Find every line in the records below that holds the word "constexpr", and copy each one.

====== AVAILABLE RECORDS ======

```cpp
extern "C" int nsky_wgrad_native_batch(const nsky_wgrad_problem* problems, int32_t n_problems, int32_t rows, nsky_stream_t stream) {
  NSKY_CHECK_ARG(problems && n_problems >= 1 && n_problems <= NSKY_WGRAD_MAX_PROBLEMS && rows >= 0,
                 "nsky_wgrad_native_batch: 1..%d problems expected, got %d", NSKY_WGRAD_MAX_PROBLEMS, n_problems);
  if (rows == 0) return NSKY_OK;
  WgradArgs a;
  const bool rm = problems[0].lda > 0;
  bool wide = true;
  for (int i = 0; i < n_problems; ++i) {
    const nsky_wgrad_problem& q = problems[i];
    NSKY_CHECK_ARG(q.dZ && q.X && q.dW, "nsky_wgrad_native_batch: problem %d: null argument", i);
    NSKY_CHECK_ARG((q.lda > 0) == rm && (q.ldb > 0) == rm, "nsky_wgrad_native_batch: problem %d: row-major and tile-native operands in one launch", i);
    if (rm) {
      NSKY_CHECK_ARG(q.width_a >= 4 && q.width_b >= 4 && q.width_a % 4 == 0 && q.width_b % 4 == 0 && q.lda >= q.width_a && q.ldb >= q.width_b &&
                         q.lda % 4 == 0 && q.ldb % 4 == 0, "nsky_wgrad_native_batch: problem %d: row-major widths / leading dimensions must be multiples of 4", i);
      NSKY_CHECK_ARG(q.ldw >= q.width_b && q.a_scale_max == nullptr, "nsky_wgrad_native_batch: problem %d: ldw %d < %d, or a scale with row-major operands", i,
                     q.ldw, q.width_b);
      wide = wide && q.width_a > 128 && q.width_b > 128;
    } else {
      NSKY_CHECK_ARG(q.nnt_a > 0 && q.nnt_b > 0 && q.nnt_a % 4 == 0 && q.nnt_b % 4 == 0,
                     "nsky_wgrad_native_batch: problem %d: both operands need a multiple of 128 features (got %d and %d tiles of 32)", i,
                     q.nnt_a, q.nnt_b);
      NSKY_CHECK_ARG(q.width_a >= 0 && q.width_a <= 32 * q.nnt_a && q.width_b >= 0 && q.width_b <= 32 * q.nnt_b,
                     "nsky_wgrad_native_batch: problem %d: widths %d / %d exceed the tiles", i, q.width_a, q.width_b);
      NSKY_CHECK_ARG(q.ldw >= (q.width_b > 0 ? q.width_b : 32 * q.nnt_b), "nsky_wgrad_native_batch: problem %d: ldw %d too small", i, q.ldw);
      int e = 0;
      NSKY_CHECK_ARG(q.b_scale > 0.0f && frexpf(q.b_scale, &e) == 0.5f, "nsky_wgrad_native_batch: problem %d: b_scale must be a power of two", i);
      wide = wide && q.nnt_a % 8 == 0 && q.nnt_b % 8 == 0;
    }
  }
  const int NT = wide ? 8 : 4;
  int tiles = 0;
  for (int i = 0; i < n_problems; ++i) {
    const nsky_wgrad_problem& q = problems[i];
    WgradProblem& P = a.p[i];
    P.A = q.dZ; P.B = q.X; P.dW = q.dW; P.db = q.db; P.a_scale_max = q.a_scale_max; P.b_scale = rm ? 1.0f : q.b_scale;
    P.b_scale_max = rm ? nullptr : q.b_scale_max;
    P.nnt_a = rm ? ceil_div(q.width_a, 32 * NT) * NT : q.nnt_a;
    P.nnt_b = rm ? ceil_div(q.width_b, 32 * NT) * NT : q.nnt_b;
    P.ldw = q.ldw; P.tile0 = tiles;
    P.lda = q.lda; P.ldb = q.ldb;
    P.wa = (rm || q.width_a > 0) ? q.width_a : 32 * q.nnt_a;
    P.wb = (rm || q.width_b > 0) ? q.width_b : 32 * q.nnt_b;
    P.bias_rows = q.bias_rows > 0 ? q.bias_rows : rows;
    P.bias_mod = rm ? 0 : q.bias_row_mod;
    tiles += (P.nnt_a / NT) * (P.nnt_b / NT);
  }
  a.n_problems = n_problems; a.rows = rows; a.n_tiles = tiles;
  a.row_blocks = ceil_div(rows, 32);
  const int slots = wide ? 256 : 512;
  int splits = slots / a.n_tiles;
  if (splits < 1) splits = 1;
  if (splits > a.row_blocks) splits = a.row_blocks;
  a.blocks_per_split = ceil_div(a.row_blocks, splits);
  splits = ceil_div(a.row_blocks, a.blocks_per_split);
  const dim3 grid(a.n_tiles * splits);
  const size_t smem = 2 * 2 * NT * 4096;
  static bool attr_set = [] {
    (void)hipFuncSetAttribute(reinterpret_cast<const void*>(&wgrad_native_kernel<4, 2, 2, 4, false>), hipFuncAttributeMaxDynamicSharedMemorySize, 160 * 1024);
    (void)hipFuncSetAttribute(reinterpret_cast<const void*>(&wgrad_native_kernel<2, 2, 2, 2, false>), hipFuncAttributeMaxDynamicSharedMemorySize, 160 * 1024);
    (void)hipFuncSetAttribute(reinterpret_cast<const void*>(&wgrad_native_kernel<4, 2, 2, 4, true>), hipFuncAttributeMaxDynamicSharedMemorySize, 160 * 1024);
    (void)hipFuncSetAttribute(reinterpret_cast<const void*>(&wgrad_native_kernel<2, 2, 2, 2, true>), hipFuncAttributeMaxDynamicSharedMemorySize, 160 * 1024);
    return true;
  }();
  (void)attr_set;
  const hipStream_t st = (hipStream_t)stream;
  if (wide && rm) hipLaunchKernelGGL((wgrad_native_kernel<4, 2, 2, 4, true>), grid, dim3(512), smem, st, a);
  else if (wide) hipLaunchKernelGGL((wgrad_native_kernel<4, 2, 2, 4, false>), grid, dim3(512), smem, st, a);
  else if (rm) hipLaunchKernelGGL((wgrad_native_kernel<2, 2, 2, 2, true>), grid, dim3(256), smem, st, a);
  else hipLaunchKernelGGL((wgrad_native_kernel<2, 2, 2, 2, false>), grid, dim3(256), smem, st, a);
  NSKY_CHECK_LAUNCH("nsky_wgrad_native_batch");
  return NSKY_OK;
}

extern "C" int nsky_wgrad_native(const float* dZ, int32_t nnt_a, const float* X, int32_t nnt_b, int32_t rows, float* dW, int32_t ldw,
                                 float* db, const float* a_scale_max, float b_scale, nsky_stream_t stream) {
  nsky_wgrad_problem q = {};
  q.dZ = dZ; q.nnt_a = nnt_a; q.X = X; q.nnt_b = nnt_b; q.dW = dW; q.ldw = ldw; q.db = db; q.a_scale_max = a_scale_max; q.b_scale = b_scale;
  return nsky_wgrad_native_batch(&q, 1, rows, stream);
}
```

Before: 51650 rays/s.

## Software-pipeline LDS fragment reads across k-steps in weight-gradient kernel

Restructures the wgrad MFMA main loop so the A/B fragments for the next k-step (including the first k-step of the next row block) are read from LDS while the current MFMAs run, with a barrier per k-step in place of one per row block. It also remaps per-lane global load offsets to 32-bit byte offsets from a wave-uniform base, makes the wave index scalar, shrinks the bias accumulators and replaces the modulo bias-row test with a power-of-two mask and an FMA. The aim is to hide LDS latency and cut address and VGPR cost, in exchange for an extra barrier per k-step and more intricate staging/swizzle indexing.

```diff
diff --git a/neusky_amd/csrc/wgrad_native.hip b/neusky_amd/csrc/wgrad_native.hip
--- a/neusky_amd/csrc/wgrad_native.hip
+++ b/neusky_amd/csrc/wgrad_native.hip
@@ -23,6 +23,7 @@
   int wa, wb;
   int bias_rows;
   int bias_mod;
+  int bias_mask;
 };
 struct WgradArgs {
   WgradProblem p[NSKY_WGRAD_MAX_PROBLEMS];
@@ -59,7 +60,7 @@
   constexpr int STAGE = 2 * OPB;
   extern __shared__ __attribute__((aligned(16))) unsigned char smem[];
 
-  const int tid = threadIdx.x, lane = tid & 63, wave = tid >> 6;
+  const int tid = threadIdx.x, lane = tid & 63, wave = __builtin_amdgcn_readfirstlane(tid >> 6);
   const int wm = wave / WN, wn = wave % WN;
   const int logical = xcd_contiguous(blockIdx.x, gridDim.x);
   const int gtile = logical % a.n_tiles, split = logical / a.n_tiles;
@@ -79,30 +80,31 @@
   const float b_scale = P.b_scale_max ? pow2_scale(*P.b_scale_max, b_unused) : P.b_scale;
   const bool clamp_b = P.b_scale_max == nullptr;
 
-  const int c = lane & 31, hh = lane >> 5;
+  const int c = lane & 15, hh = (lane >> 4) & 1, us = lane >> 5;
   const int rq = lane >> 3, fq = lane & 7;
   const int fa = (nb * NT + wave) * 32 + 4 * fq, fb = (kb * NT + wave) * 32 + 4 * fq;
   const bool fa_ok = fa < P.wa, fb_ok = fb < P.wb;
-  const float* pa = RM ? P.A + (long)r_beg * 32 * P.lda + min(fa, max(P.wa - 4, 0))
-                       : P.A + ((long)r_beg * P.nnt_a + nb * NT + wave) * 1024 + lane * 4;
-  const float* pb = RM ? P.B + (long)r_beg * 32 * P.ldb + min(fb, max(P.wb - 4, 0))
-                       : P.B + ((long)r_beg * P.nnt_b + kb * NT + wave) * 1024 + lane * 4;
+  const float* pa2 = RM ? P.A + (long)r_beg * 32 * P.lda : P.A + ((long)r_beg * P.nnt_a + nb * NT + wave) * 1024;
+  const float* pb2 = RM ? P.B + (long)r_beg * 32 * P.ldb : P.B + ((long)r_beg * P.nnt_b + kb * NT + wave) * 1024;
   const long a_step = RM ? 32l * P.lda : (long)P.nnt_a * 1024, b_step = RM ? 32l * P.ldb : (long)P.nnt_b * 1024;
+  const unsigned lane_off = 4u * (us * 256 + hh * 128 + c * 4);
+  const unsigned fa_off = 4u * min(fa, max(P.wa - 4, 0)), fb_off = 4u * min(fb, max(P.wb - 4, 0));
   int rm_row0 = 0;
   f32x4 raw[8];
-  const float* pa2 = pa;
-  const float* pb2 = pb;
   auto reload = [&](int uu) {
+    const char* base = reinterpret_cast<const char*>((uu & 1) ? pb2 : pa2);
+    unsigned off;
     if (RM) {
-      const int row = min(rm_row0 + 8 * (uu >> 1) + rq, a.rows - 1) - rm_row0;
-      raw[uu] = __builtin_nontemporal_load(reinterpret_cast<const f32x4*>(((uu & 1) ? pb2 + (long)row * P.ldb : pa2 + (long)row * P.lda)));
+      const unsigned row = min(rm_row0 + 8 * (uu >> 1) + rq, a.rows - 1) - rm_row0;
+      off = (uu & 1) ? row * 4u * P.ldb + fb_off : row * 4u * P.lda + fa_off;
     } else {
-      raw[uu] = __builtin_nontemporal_load(reinterpret_cast<const f32x4*>(((uu & 1) ? pb2 : pa2) + (uu >> 1) * 256));
-    }
+      off = lane_off + 4u * (((uu >> 1) & 1) * 512 + (uu >> 2) * 64);
+    }
+    raw[uu] = __builtin_nontemporal_load(reinterpret_cast<const f32x4*>(base + off));
   };
-  float bias[4][4];
-#pragma unroll
-  for (int u = 0; u < 4; ++u)
+  float bias[2][4];
+#pragma unroll
+  for (int u = 0; u < 2; ++u)
 #pragma unroll
     for (int i = 0; i < 4; ++i) bias[u][i] = 0.0f;
   const bool want_bias = P.db != nullptr && kb == 0;
@@ -113,15 +115,18 @@
   auto stage_unit = [&](int uu, int row0, bool row_block_live, unsigned char* stage) {
     const int op = uu & 1, u = uu >> 1;
     const float s = op == 0 ? a_scale : b_scale;
-    const int row = row0 + (RM ? 8 * u + rq : c);
+    const int row = row0 + (RM ? 8 * u + rq : 16 * (u >> 1) + c);
     const bool live = row_block_live && row < a.rows && (!RM || (op == 0 ? fa_ok : fb_ok));
-    const bool bias_on = op == 0 && row < P.bias_rows && (P.bias_mod <= 1 || (row % P.bias_mod) == 0);
+    bool row_in = P.bias_mask >= 0 ? (row & P.bias_mask) == 0 : true;
+    if (P.bias_mask < 0 && P.bias_mod > 1) row_in = (row % P.bias_mod) == 0;
+    const bool bias_on = op == 0 && (row < P.bias_rows) & row_in;
+    const float bias_w = bias_on ? 1.0f : 0.0f;
     float v[4];
 #pragma unroll
     for (int i = 0; i < 4; ++i) {
       v[i] = live ? raw[uu][i] * s : 0.0f;
       if (op == 1 && clamp_b) v[i] = __builtin_amdgcn_fmed3f(v[i], -65504.0f, 65504.0f);
-      if (op == 0) bias[u][i] += bias_on ? v[i] : 0.0f;
+      if (op == 0) bias[RM ? 0 : u & 1][i] = __builtin_fmaf(v[i], bias_w, bias[RM ? 0 : u & 1][i]);
     }
     unsigned char* img;
     if (RM) {
@@ -133,7 +138,7 @@
       *reinterpret_cast<b16x4*>(img) = h4;
       *reinterpret_cast<b16x4*>(img + 2048) = l4;
     } else {
-      img = stage + op * OPB + w_base + 16 * (u ^ w_swz);
+      img = stage + op * OPB + w_base + (u >> 1) * 1024 + 16 * ((2 * (u & 1) + us) ^ w_swz);
       f16x4 h4, l4;
 #pragma unroll
       for (int i = 0; i < 4; ++i) { h4[i] = (_Float16)v[i]; l4[i] = (_Float16)(v[i] - (float)h4[i]); }
@@ -177,29 +182,39 @@
     }
     if (r_beg + 2 < r_end) { pa2 += a_step; pb2 += b_step; rm_row0 += 32; }
   }
-  static_assert(TN == 4 || TN == 2, "one staging unit per (k-step, X tile) point, or two");
-  constexpr int UPP = 8 / (2 * TN);
+  static_assert(TN == 4 || TN == 2, "one staging unit per X tile and slot, or two");
+  constexpr int UPP = 4 / TN;
+  __syncthreads();
+  f16x8 ah[TM], al[TM], bh[2], bl[2];
+#pragma unroll
+  for (int i = 0; i < TM; ++i) {
+    ah[i] = frag(smem + (wm * TM + i) * 4096, 0);
+    al[i] = frag(smem + (wm * TM + i) * 4096 + 2048, 0);
+  }
+  bh[0] = frag(smem + OPB + (wn * TN) * 4096, 0);
+  bl[0] = frag(smem + OPB + (wn * TN) * 4096 + 2048, 0);
   int cur = 0;
   for (int r = r_beg; r < r_end; ++r) {
-    __syncthreads();
     const bool live = r + 1 < r_end;
     const unsigned char* st = smem + cur * STAGE;
     unsigned char* nxt = smem + (cur ^ 1) * STAGE;
 #pragma unroll
     for (int ks = 0; ks < 2; ++ks) {
-      f16x8 ah[TM], al[TM], bh[2], bl[2];
-#pragma unroll
-      for (int i = 0; i < TM; ++i) {
-        ah[i] = frag(st + (wm * TM + i) * 4096, ks);
-        al[i] = frag(st + (wm * TM + i) * 4096 + 2048, ks);
-      }
-      bh[0] = frag(st + OPB + (wn * TN) * 4096, ks);
-      bl[0] = frag(st + OPB + (wn * TN) * 4096 + 2048, ks);
+      const unsigned char* sn = ks == 0 ? st : nxt;
+      const int kn = ks ^ 1;
+      f16x8 nh[TM], nl[TM];
 #pragma unroll
       for (int j = 0; j < TN; ++j) {
-        if (j + 1 < TN) {
-          bh[(j + 1) & 1] = frag(st + OPB + (wn * TN + j + 1) * 4096, ks);
-          bl[(j + 1) & 1] = frag(st + OPB + (wn * TN + j + 1) * 4096 + 2048, ks);
+        const unsigned char* bn = j + 1 < TN ? st + OPB + (wn * TN + j + 1) * 4096 : sn + OPB + (wn * TN) * 4096;
+        const int kb_ = j + 1 < TN ? ks : kn;
+        bh[(j + 1) & 1] = frag(bn, kb_);
+        bl[(j + 1) & 1] = frag(bn + 2048, kb_);
+        if (j == 0) {
+#pragma unroll
+          for (int i = 0; i < TM; ++i) {
+            nh[i] = frag(sn + (wm * TM + i) * 4096, kn);
+            nl[i] = frag(sn + (wm * TM + i) * 4096 + 2048, kn);
+          }
         }
 #pragma unroll
         for (int i = 0; i < TM; ++i) acc[i][j] = mma<RM>(al[i], bh[j & 1], acc[i][j]);
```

======

● SOLUTION:
   constexpr int STAGE = 2 * OPB;
-  constexpr int UPP = 8 / (2 * TN);
+  constexpr int UPP = 4 / TN;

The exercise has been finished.